━━━━━ TASK DATA
template <int TM, int TN, bool RB, bool ON, bool BATCH = true>
__device__ __forceinline__ void gemm_epilogue_fast(const GemmParams& p, f32x4 (&acc)[TM][TN], int m0, int n0, int wm0, int wn0, int lane, int zb,
                                                   const EpiOps<TM, TN, RB, ON>& pre, float* stat_lds = nullptr) {
    const int N = p.N;
    f16* __restrict__ C = p.C + zb * p.strideC;
    const f16* __restrict__ R = p.residual ? p.residual + zb * p.strideC : nullptr;
    const long ldc = p.ldc ? p.ldc : (long)N;
    const int nb = n0 + wn0 + (lane >> 4) * 4;
    const int mb = m0 + wm0 + (lane & 15);
    bool done = false;
    if constexpr (ON) {
        if (pre.have) {
            done = true;
            if (p.bias) {
                if (p.bias_f32) {
#pragma unroll
                    for (int i = 0; i < TM; i++)
#pragma unroll
                        for (int j = 0; j < TN; j++) acc[i][j] += pre.bias32[j];
                } else {
#pragma unroll
                    for (int i = 0; i < TM; i++)
#pragma unroll
                        for (int j = 0; j < TN; j++)
#pragma unroll
                            for (int r = 0; r < 4; r++) acc[i][j][r] += (float)pre.bias16[j][r];
                }
            }
            if constexpr (RB) {
                if (p.rowbias) {
#pragma unroll
                    for (int i = 0; i < TM; i++)
#pragma unroll
                        for (int j = 0; j < TN; j++)
#pragma unroll
                            for (int r = 0; r < 4; r++) acc[i][j][r] += (float)pre.rb[i][j][r];
                }
            }
            if (R) {
#pragma unroll
                for (int i = 0; i < TM; i++)
#pragma unroll
                    for (int j = 0; j < TN; j++)
#pragma unroll
                        for (int r = 0; r < 4; r++) acc[i][j][r] += (float)pre.res[i][j][r];
            }
        }
    }
    if constexpr (BATCH) if (!done) {
        const bool hb32 = p.bias && p.bias_f32, hb16 = p.bias && !p.bias_f32, hrb = p.rowbias != nullptr, hres = R != nullptr;
        typedef unsigned u32x2 __attribute__((ext_vector_type(2)));
        typedef unsigned u32x4 __attribute__((ext_vector_type(4)));
        const unsigned nbytes = (unsigned)N * 2u;
        __amdgpu_buffer_rsrc_t rsB32 = __builtin_amdgcn_make_buffer_rsrc((void*)p.bias, 0, hb32 ? nbytes * 2u : 0u, 0x00020000);
        __amdgpu_buffer_rsrc_t rsB16 = __builtin_amdgcn_make_buffer_rsrc((void*)p.bias, 0, hb16 ? nbytes : 0u, 0x00020000);
        __amdgpu_buffer_rsrc_t rsRB = __builtin_amdgcn_make_buffer_rsrc((void*)p.rowbias, 0, hrb ? p.rb_bytes : 0u, 0x00020000);
        __amdgpu_buffer_rsrc_t rsR = __builtin_amdgcn_make_buffer_rsrc((void*)(hres ? R + (long)m0 * N : nullptr), 0, hres ? epi_extent(p.M - m0, N, N) : 0u, 0x00020000);
        if (TM * TN <= 16 && OSG_LIKELY(!hrb && !hres)) {
            if (hb32) {
                f32x4 b32[TN];
#pragma unroll
                for (int j = 0; j < TN; j++) b32[j] = __builtin_bit_cast(f32x4, __builtin_amdgcn_raw_buffer_load_b128(rsB32, (unsigned)nb * 4u + j * 64, 0, 0));
#pragma unroll
                for (int i = 0; i < TM; i++)
#pragma unroll
                    for (int j = 0; j < TN; j++)
#pragma unroll
                        for (int r = 0; r < 4; r++) acc[i][j][r] += b32[j][r];
            } else if (hb16) {
                f16x4 b16[TN];
#pragma unroll
                for (int j = 0; j < TN; j++) b16[j] = __builtin_bit_cast(f16x4, __builtin_amdgcn_raw_buffer_load_b64(rsB16, (unsigned)nb * 2u + j * 32, 0, 0));
#pragma unroll
                for (int i = 0; i < TM; i++)
#pragma unroll
                    for (int j = 0; j < TN; j++)
#pragma unroll
                        for (int r = 0; r < 4; r++) acc[i][j][r] += (float)b16[j][r];
            }
        } else {
        f32x4 b32[TN];
        f16x4 b16[TN];
#pragma unroll
        for (int j = 0; j < TN; j++) {
            b32[j] = __builtin_bit_cast(f32x4, __builtin_amdgcn_raw_buffer_load_b128(rsB32, (unsigned)nb * 4u + j * 64, 0, 0));
            b16[j] = __builtin_bit_cast(f16x4, __builtin_amdgcn_raw_buffer_load_b64(rsB16, (unsigned)nb * 2u + j * 32, 0, 0));
        }
        constexpr int IB = TM * TN <= 16 ? TM : 1, JB = (TM * TN <= 16 || TN % 2) ? TN : TN / 2;
        static_assert(TN % JB == 0, "column blocks per chunk");
#pragma unroll
        for (int i0 = 0; i0 < TM; i0 += IB)
#pragma unroll
            for (int j0 = 0; j0 < TN; j0 += JB) {
                f16x4 rbv[IB][JB], rsv[IB][JB];
#pragma unroll
                for (int ii = 0; ii < IB; ii++) {
                    const int m = mb + (i0 + ii) * 16;
                    const unsigned ro = hrb ? (unsigned)(((long)(min(m, p.M - 1) / (p.rb_rows > 0 ? p.rb_rows : 1)) * p.rb_ld + nb) * 2) : 0u;
                    const unsigned rs = (unsigned)(wm0 + (lane & 15) + (i0 + ii) * 16) * nbytes + (unsigned)nb * 2u;
#pragma unroll
                    for (int jj = 0; jj < JB; jj++) {
                        rbv[ii][jj] = __builtin_bit_cast(f16x4, __builtin_amdgcn_raw_buffer_load_b64(rsRB, ro + (j0 + jj) * 32, 0, 0));
                        rsv[ii][jj] = __builtin_bit_cast(f16x4, __builtin_amdgcn_raw_buffer_load_b64(rsR, rs + (j0 + jj) * 32, 0, 0));
                    }
                }
#pragma unroll
                for (int ii = 0; ii < IB; ii++)
#pragma unroll
                    for (int jj = 0; jj < JB; jj++)
#pragma unroll
                        for (int r = 0; r < 4; r++) {
                            float x = acc[i0 + ii][j0 + jj][r];
                            x += p.bias ? (hb32 ? b32[j0 + jj][r] : (float)b16[j0 + jj][r]) : -0.0f;
                            x += hrb ? (float)rbv[ii][jj][r] : -0.0f;
                            x += hres ? (float)rsv[ii][jj][r] : -0.0f;
                            acc[i0 + ii][j0 + jj][r] = x;
                        }
            }
        }
    }
    if constexpr (!BATCH) if (!done) {
        if (p.bias) {
#pragma unroll
            for (int j = 0; j < TN; j++) {
                const int n = min(nb + j * 16, N - 4);
                f32x4 bv;
                if (p.bias_f32) bv = *reinterpret_cast<const f32x4*>((const float*)p.bias + n);
                else {
                    const f16x4 b16 = *reinterpret_cast<const f16x4*>((const f16*)p.bias + n);
#pragma unroll
                    for (int r = 0; r < 4; r++) bv[r] = (float)b16[r];
                }
#pragma unroll
                for (int i = 0; i < TM; i++) acc[i][j] += bv;
            }
        }
        if (p.rowbias) {
#pragma unroll
            for (int i = 0; i < TM; i++) {
                const long ro = (long)(min(mb + i * 16, p.M - 1) / p.rb_rows) * p.rb_ld;
#pragma unroll
                for (int j = 0; j < TN; j++) {
                    const f16x4 rb = *reinterpret_cast<const f16x4*>(p.rowbias + ro + min(nb + j * 16, N - 4));
#pragma unroll
                    for (int r = 0; r < 4; r++) acc[i][j][r] += (float)rb[r];
                }
            }
        }
        if (R) {
#pragma unroll
            for (int i = 0; i < TM; i++) {
                const long ro = (long)min(mb + i * 16, p.M - 1) * N;
#pragma unroll
                for (int j = 0; j < TN; j++) {
                    const f16x4 rv = *reinterpret_cast<const f16x4*>(R + ro + min(nb + j * 16, N - 4));
#pragma unroll
                    for (int r = 0; r < 4; r++) acc[i][j][r] += (float)rv[r];
                }
            }
        }
    }
    if (OSG_UNLIKELY_IF(BATCH, p.act != OSG_ACT_NONE)) {
        const int act = p.act;
#pragma unroll
        for (int i = 0; i < TM; i++)
#pragma unroll
            for (int j = 0; j < TN; j++)
#pragma unroll
                for (int r = 0; r < 4; r++) acc[i][j][r] = osg_apply_act(acc[i][j][r], act);
    }
    f16x4 o[TM][TN];
#pragma unroll
    for (int i = 0; i < TM; i++)
#pragma unroll
        for (int j = 0; j < TN; j++)
#pragma unroll
            for (int r = 0; r < 4; r++) o[i][j][r] = (f16)acc[i][j][r];
#if OSG_EPI_STORE_AUX >= 0
    {
        typedef unsigned u32x2 __attribute__((ext_vector_type(2)));
        const int mr = wm0 + (lane & 15), rows_left = p.M - m0;
        __amdgpu_buffer_rsrc_t rsC = __builtin_amdgcn_make_buffer_rsrc((void*)(C + (long)m0 * ldc), 0, epi_extent(rows_left, ldc, N), 0x00020000);
#pragma unroll
        for (int i = 0; i < TM; i++) {
            const int r = mr + i * 16;
#pragma unroll
            for (int j = 0; j < TN; j++) {
                const int n = nb + j * 16;
                const unsigned off = (r < rows_left && n < N) ? ((unsigned)r * (unsigned)ldc + (unsigned)n) * 2u : kEpiOob;
                __builtin_amdgcn_raw_buffer_store_b64(__builtin_bit_cast(u32x2, o[i][j]), rsC, off, 0, OSG_EPI_STORE_AUX);
            }
        }
        if (OSG_UNLIKELY_IF(BATCH, p.C2 != nullptr)) {
            __amdgpu_buffer_rsrc_t rsC2 = __builtin_amdgcn_make_buffer_rsrc((void*)(p.C2 + (long)m0 * p.ldc2), 0, epi_extent(rows_left, p.ldc2, N), 0x00020000);
#pragma unroll
            for (int i = 0; i < TM; i++) {
                const int r = mr + i * 16;
#pragma unroll
                for (int j = 0; j < TN; j++) {
                    const int n = nb + j * 16;
                    const unsigned off = (r < rows_left && n < N) ? ((unsigned)r * (unsigned)p.ldc2 + (unsigned)n) * 2u : kEpiOob;
                    __builtin_amdgcn_raw_buffer_store_b64(__builtin_bit_cast(u32x2, o[i][j]), rsC2, off, 0, OSG_EPI_STORE_AUX);
                }
            }
        }
    }
#else
#pragma unroll
    for (int i = 0; i < TM; i++) {
        const int m = mb + i * 16;
#pragma unroll
        for (int j = 0; j < TN; j++) {
            const int n = nb + j * 16;
            if (m < p.M && n < N) *reinterpret_cast<f16x4*>(C + (long)m * ldc + n) = o[i][j];
        }
    }
    if (p.C2) {
        f16* __restrict__ C2 = p.C2;
#pragma unroll
        for (int i = 0; i < TM; i++) {
            const int m = mb + i * 16;
#pragma unroll
            for (int j = 0; j < TN; j++) {
                const int n = nb + j * 16;
                if (m < p.M && n < N) *reinterpret_cast<f16x4*>(C2 + (long)m * p.ldc2 + n) = o[i][j];
            }
        }
    }
#endif
    if (OSG_UNLIKELY_IF(BATCH, stat_lds != nullptr)) gemm_colstats<TM, TN>(p, o, m0 + wm0, n0 + wn0, lane, stat_lds);
    if (OSG_UNLIKELY_IF(BATCH, p.rs_out != nullptr)) {
#pragma unroll
        for (int i = 0; i < TM; i++) {
            const int m = mb + i * 16;
            if (m >= p.M) continue;
#pragma unroll
            for (int h = 0; h < TN / 2; h++) {
                float s = 0.f, q = 0.f;
#pragma unroll
                for (int jj = 0; jj < 2; jj++) {
                    const int j = 2 * h + jj;
                    if (nb + j * 16 < N) {
#pragma unroll
                        for (int r = 0; r < 4; r++) {
                            const float f = (float)o[i][j][r];
                            s += f;
                            q = fmaf(f, f, q);
                        }
                    }
                }
                s += __shfl_xor(s, 16, 64); q += __shfl_xor(q, 16, 64);
                s += __shfl_xor(s, 32, 64); q += __shfl_xor(q, 32, 64);
                const int slot = ((n0 + wn0) >> 5) + h;
                if ((lane >> 4) == 0 && slot < p.rs_np) {
                    float* d = p.rs_out + ((long)m * p.rs_np + slot) * 2;
                    d[0] = s;
                    d[1] = q;
                }
            }
        }
    }
}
━━━━━━━━━━
__EXERCISE PROMPT__:
Nothing but the lines from the first line of the data through the line with "if constexpr (ON)" should be returned, exactly as they appear, both ends included.

__TASK RESPONSE__:
template <int TM, int TN, bool RB, bool ON, bool BATCH = true>
__device__ __forceinline__ void gemm_epilogue_fast(const GemmParams& p, f32x4 (&acc)[TM][TN], int m0, int n0, int wm0, int wn0, int lane, int zb,
                                                   const EpiOps<TM, TN, RB, ON>& pre, float* stat_lds = nullptr) {
    const int N = p.N;
    f16* __restrict__ C = p.C + zb * p.strideC;
    const f16* __restrict__ R = p.residual ? p.residual + zb * p.strideC : nullptr;
    const long ldc = p.ldc ? p.ldc : (long)N;
    const int nb = n0 + wn0 + (lane >> 4) * 4;
    const int mb = m0 + wm0 + (lane & 15);
    bool done = false;
    if constexpr (ON) {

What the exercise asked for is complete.